• **What to do**
Look through the entries below for the string "class", and copy each line where it is found.

• **Dataset entries**
EXPORTS = [
    "maple_abi_version", "maple_create", "maple_destroy", "maple_set_tuning", "maple_last_error", "maple_set_model", "maple_get_model",
    "maple_lists_upload", "maple_lists_update", "maple_lists_sizes", "maple_lists_download", "maple_arena_mark", "maple_arena_release",
    "maple_arena_stats", "maple_mutations_upload", "maple_append_batch", "maple_merge_batch", "maple_blen_batch",
    "maple_differ_batch", "maple_pass_branch_batch", "maple_shorten_batch", "maple_root_vector_batch",
    "maple_evaluate_placement_batch", "maple_update_partials", "maple_update_partials_touched", "maple_tree_patch", "maple_append_batch_dev", "maple_append_queries_dev", "maple_timing_reset", "maple_timing_read", "maple_timing_read_each",
    "maple_append_algorithmic_bytes", "maple_tree_upload", "maple_spr_search_batch", "maple_minor_batch", "maple_root_prob_batch", "maple_candset_create", "maple_append_candset",
    "maple_minor_candset", "maple_placement_search_batch", "maple_placement_prepare", "maple_placement_ahead", "maple_placement_ahead_stats", "maple_set_fatal_policy",
    "maple_timing_read_kind", "maple_placement_supports_batch",
    "maple_candset_destroy", "maple_spr_search_visited", "maple_arena_compact", "maple_append_queries_argmax_dev", "maple_comm_unique_id", "maple_comm_init", "maple_argmax_allreduce_dev", "maple_tree_rebuild_lists",
]


DEBUG_EXPORTS = ["maple_debug_wave_append_batch", "maple_debug_trace_query", "maple_debug_trace_read", "maple_debug_calib_walk",
                 "maple_debug_calib_write", "maple_debug_gpv_batch", "maple_debug_simplify_batch", "maple_debug_frontier_levels",
                 "maple_debug_frontier_pass_batch"]
LIB_PATH_DEBUG = os.path.join(HERE, "libmaple_hip_debug.so")


class MapleParams(C.Structure):
    _fields_ = [("thresholdProb", C.c_double), ("minBLenSensitivity", C.c_double),
                ("thresholdDiffForUpdate", C.c_double), ("thresholdFoldChangeUpdate", C.c_double),
                ("defaultBLen", C.c_double)]


class MapleSearchParams(C.Structure):
    _fields_ = [("strictTopologyStopRules", C.c_int32), ("allowedFailsTopology", C.c_int32),
                ("thresholdLogLKtopology", C.c_double), ("thresholdTopologyPlacement", C.c_double),
                ("thresholdLogLKoptimizationTopology", C.c_double), ("thresholdLogLKconsecutivePlacement", C.c_double),
                ("effectivelyNon0BLen", C.c_double), ("wideSearchBudget", C.c_int32), ("searchTier", C.c_int32)]


class MapleTuning(C.Structure):
    _fields_ = [("structSize", C.c_uint32), ("wavePerItemMax", C.c_int32), ("placementChunkMax", C.c_int32), ("noCladeScan", C.c_int32), ("verbose", C.c_int32),
                ("wideOutsideFrontier", C.c_int32), ("denseWideScoring", C.c_int32), ("waveAllBelow", C.c_int32), ("noOverHint", C.c_int32), ("noAheadExpansion", C.c_int32), ("noAheadSpeculation", C.c_int32)]


class MaplePlacementParams(C.Structure):
    _fields_ = [("oneMutBLen", C.c_double), ("effectivelyNon0BLen", C.c_double), ("thresholdLogLK", C.c_double),
                ("thresholdLogLKoptimization", C.c_double), ("thresholdLogLKconsecutivePlacement", C.c_double),
                ("allowedFails", C.c_int32), ("strictStopRules", C.c_int32), ("onlyFindIdentical", C.c_int32)]


class MapleError(RuntimeError):
    ERR_ARG, ERR_HIP, ERR_NOMEM, ERR_STATE, ERR_FATAL = -1, -2, -3, -4, -5

    def __init__(self, msg, code=None):
        super().__init__(msg)
        self.code = code


_lib = None
_lib_debug = None


def load_library(debug=False):
    global _lib, _lib_debug
    if (_lib_debug if debug else _lib) is None:
        default = LIB_PATH_DEBUG if debug else LIB_PATH
        lib_path = os.environ.get("MAPLE_HIP_LIB_DEBUG" if debug else "MAPLE_HIP_LIB", default)
        if not os.path.exists(lib_path):
            raise MapleError(f"{lib_path} is missing: run `python -c 'import __graft_entry__ as g; g.build()'`; "
                             "there is no CPU fallback for the placement path")
        try:
            import torch
        except ImportError:
            pass
        lib = C.CDLL(lib_path)
        lib.maple_last_error.restype = C.c_char_p
        for name in EXPORTS + (DEBUG_EXPORTS if debug else []):
            if not hasattr(lib, name):
                raise MapleError(f"{lib_path} does not export {name} (include/maple_hip{'_debug' if name in DEBUG_EXPORTS else ''}.h): "
                                 "rebuild it with __graft_entry__.build()")
        if debug:
            _lib_debug = lib
        else:
            _lib = lib
    return _lib_debug if debug else _lib


def _ptr(a):
    return None if a is None else a.ctypes.data_as(C.c_void_p)


def _i32(x):
    return np.ascontiguousarray(x, dtype=np.int32)


def _u8(x):
    return np.ascontiguousarray(x, dtype=np.uint8)


def _f64(x):
    return np.ascontiguousarray(x, dtype=np.float64)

• **Answer**
class MapleParams(C.Structure):
class MapleSearchParams(C.Structure):
class MapleTuning(C.Structure):
class MaplePlacementParams(C.Structure):
class MapleError(RuntimeError):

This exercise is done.